### ACTION ITEM
Check the listing that follows and work out how many lines include "kEmitWarps". The reply is that number alone.

INFORMATION START

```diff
@@ -1584,50 +1830,10 @@
         const uint32_t vl = __shfl_sync(0xffffffffu, vs[i], sl);
         const uint32_t vo = __shfl_sync(0xffffffffu, voff[i], sl);
         const uint64_t vrr = __shfl_sync(0xffffffffu, vrf[i], sl);
-        const uint8_t* sp = (const uint8_t*)(uintptr_t)vrr;
-        uint8_t* dp = img + vo;
-        const uint32_t a = (uint32_t)((uintptr_t)sp & 3);
-        const uint32_t* wsrc = reinterpret_cast<const uint32_t*>((uintptr_t)sp - a);
-        const uint32_t nwords = (vl + 3) >> 2;
-        for (uint32_t k = lane; k < nwords; k += 32) {
-          const uint32_t v = __funnelshift_r(__ldg(wsrc + k), __ldg(wsrc + k + 1), a * 8);
-          const uint32_t o = 4 * k;
-          dp[o] = (uint8_t)v;
-          if (o + 1 < vl) dp[o + 1] = (uint8_t)(v >> 8);
-          if (o + 2 < vl) dp[o + 2] = (uint8_t)(v >> 16);
-          if (o + 3 < vl) dp[o + 3] = (uint8_t)(v >> 24);
-        }
-      }
-    }
-    const uint32_t payload = body + 4 * nrest + 4;
-    if (lane == 0) {
-      uint8_t* fp = img + body + 4u * nrest;
-      fp[0] = (uint8_t)nrest;
-      fp[1] = (uint8_t)(nrest >> 8);
-      fp[2] = (uint8_t)(nrest >> 16);
-      fp[3] = (uint8_t)(nrest >> 24);
-    }
-    __syncwarp();
-    const uint32_t ck = staged_block_checksum(ep.checksum, (uint32_t)__cvta_generic_to_shared(img), img, payload, 0, xtab, lane);
-    __syncwarp();
-    if (lane == 0) {
-      uint8_t* tp = img + payload;
-      tp[0] = 0;
-      tp[1] = (uint8_t)ck;
-      tp[2] = (uint8_t)(ck >> 8);
-      tp[3] = (uint8_t)(ck >> 16);
-      tp[4] = (uint8_t)(ck >> 24);
-    }
-    fence_async_smem();
-    __syncwarp();
-    const uint32_t total = payload + 5;
-    uint32_t head = shift ? 16 - shift : 0;
-    if (head > total) head = total;
-    const uint32_t mid = (total - head) & ~15u;
-    if (lane == 0 && mid) bulk_s2g(gdst + head, (uint32_t)__cvta_generic_to_shared(img + head), mid);
-    if (lane < head) gdst[lane] = img[lane];
-    const uint32_t done = head + mid;
-    if (done + lane < total) gdst[done + lane] = img[done + lane];
+        emit_copy_long_value(img + vo, (const uint8_t*)(uintptr_t)vrr, vl, lane);
+      }
+    }
+    emit_block_finish(img, gdst, shift, body, nrest, ep.checksum, xtab, lane);
   }
   if (lane == 0) asm volatile("cp.async.bulk.wait_group 0;" ::: "memory");
   (void)err;
@@ -2130,6 +2336,7 @@
   (void)sms;
   encode_filestats_kernel<<<nfiles, 256, 0, st>>>(m, w, nfiles);
 }
+constexpr uint32_t kEmitMaxSmem = 224 * 1024;
 uint32_t encode_emit_slice(uint32_t block_size) {
   uint32_t s = block_size + block_size / 4 + 512;
   s = (s + 255) & ~255u;
@@ -2137,35 +2344,31 @@
   if (s > 24 * 1024) s = 24 * 1024;
   return s;
 }
-void launch_encode_emit(KeyCols m, EncodeParams ep, EncodeWork w, uint64_t nblocks, uint8_t* const* out_base, uint32_t* err, int sms,
-                        cudaStream_t st) {
+static_assert(kEmitWarps * (24 * 1024 + 2 * kStageBytes) <= kEmitMaxSmem, "the largest slots and their column stages fit one CTA");
+void launch_encode_emit(KeyCols m, EncodeParams ep, EncodeWork w, uint64_t nblocks, uint8_t* const* out_base, uint64_t data_bytes,
+                        uint32_t* err, int sms, cudaStream_t st) {
   if (nblocks == 0) return;
-  static int occ = 0;
-  if (!occ) {
-    const char* e = getenv("B200C_EMIT_CTAS_PER_SM");
-    occ = e && atoi(e) >= 3 && atoi(e) <= 5 ? atoi(e) : 4;
-  }
   static PerDeviceFlag attr;
   const uint64_t dev_bit = attr.bit_of_current_device();
   if (!attr.is_set(dev_bit)) {
-    cudaFuncSetAttribute(encode_emit_kernel<5>, cudaFuncAttributeMaxDynamicSharedMemorySize, 224 * 1024);
-    cudaFuncSetAttribute(encode_emit_kernel<3>, cudaFuncAttributeMaxDynamicSharedMemorySize, 224 * 1024);
-    cudaFuncSetAttribute(encode_emit_kernel<4>, cudaFuncAttributeMaxDynamicSharedMemorySize, 224 * 1024);
+    cudaFuncSetAttribute(encode_emit_kernel, cudaFuncAttributeMaxDynamicSharedMemorySize, kEmitMaxSmem);
+    cudaFuncSetAttribute(encode_emit_long_kernel, cudaFuncAttributeMaxDynamicSharedMemorySize, kEmitMaxSmem);
     attr.set(dev_bit);
   }
+  const bool long_entries = data_bytes > 64 * m.n;
+  const int warps = long_entries ? kEmitLongWarps : kEmitWarps, ctas = long_entries ? kEmitLongCtasPerSm : kEmitCtasPerSm;
   const uint32_t slot = encode_emit_slice(ep.block_size);
-  const size_t smem = (size_t)slot * kEmitWarps;
-  unsigned per_sm = (unsigned)((228 * 1024) / (smem + 1024 + 2048));
+  const size_t smem = (size_t)warps * (slot + (long_entries ? 0 : 2 * kStageBytes));
+  int per_sm = 0;
+  cudaOccupancyMaxActiveBlocksPerMultiprocessor(&per_sm, long_entries ? (const void*)encode_emit_long_kernel : (const void*)encode_emit_kernel,
+                                                warps * 32, smem);
   if (per_sm < 1) per_sm = 1;
-  if (per_sm > (unsigned)occ) per_sm = (unsigned)occ;
-  const uint64_t want = (nblocks + kEmitWarps - 1) / kEmitWarps;
-  static const int reserve = getenv("B200C_EMIT_RESERVE") ? atoi(getenv("B200C_EMIT_RESERVE")) : 0;
-  uint64_t cap = (uint64_t)sms * per_sm;
-  if (reserve > 0 && cap > 4 * (uint64_t)reserve) cap -= (uint64_t)reserve;
+  if (per_sm > ctas) per_sm = ctas;
+  const uint64_t want = (nblocks + warps - 1) / warps;
+  const uint64_t cap = (uint64_t)sms * per_sm;
   const unsigned grid = (unsigned)(want < cap ? want : cap);
-  if (occ == 4) encode_emit_kernel<4><<<grid, kEmitWarps * 32, smem, st>>>(m, ep, w, nblocks, out_base, slot, err);
-  else if (occ == 5) encode_emit_kernel<5><<<grid, kEmitWarps * 32, smem, st>>>(m, ep, w, nblocks, out_base, slot, err);
-  else encode_emit_kernel<3><<<grid, kEmitWarps * 32, smem, st>>>(m, ep, w, nblocks, out_base, slot, err);
+  if (long_entries) encode_emit_long_kernel<<<grid, warps * 32, smem, st>>>(m, ep, w, nblocks, out_base, slot, err);
+  else encode_emit_kernel<<<grid, warps * 32, smem, st>>>(m, ep, w, nblocks, out_base, slot, err);
 }
 void launch_encode_index(KeyCols m, EncodeParams ep, EncodeWork w, uint64_t nblocks, uint32_t nfiles, uint8_t* const* out_base,
                          uint32_t* err, int sms, cudaStream_t st, uint64_t* launches) {
diff --git a/toplingdb_b200/csrc/kernels.h b/toplingdb_b200/csrc/kernels.h
--- a/toplingdb_b200/csrc/kernels.h
+++ b/toplingdb_b200/csrc/kernels.h
@@ -201,8 +201,8 @@
                              cudaStream_t st);
 void launch_encode_filestats(KeyCols m, EncodeWork w, uint32_t nfiles, int sms, cudaStream_t st);
 uint32_t encode_emit_slice(uint32_t block_size);
-void launch_encode_emit(KeyCols m, EncodeParams ep, EncodeWork w, uint64_t nblocks, uint8_t* const* out_base, uint32_t* err,
-                        int sms, cudaStream_t st);
+void launch_encode_emit(KeyCols m, EncodeParams ep, EncodeWork w, uint64_t nblocks, uint8_t* const* out_base, uint64_t data_bytes,
+                        uint32_t* err, int sms, cudaStream_t st);
 void launch_encode_index(KeyCols m, EncodeParams ep, EncodeWork w, uint64_t nblocks, uint32_t nfiles, uint8_t* const* out_base,
                          uint32_t* err, int sms, cudaStream_t st, uint64_t* launches);
 void launch_block_checksums(uint32_t type, const uint8_t* data, const uint64_t* offsets, uint32_t n, uint8_t last_byte,
```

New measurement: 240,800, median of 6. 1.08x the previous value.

INFORMATION END

### TASK RESPONSE
7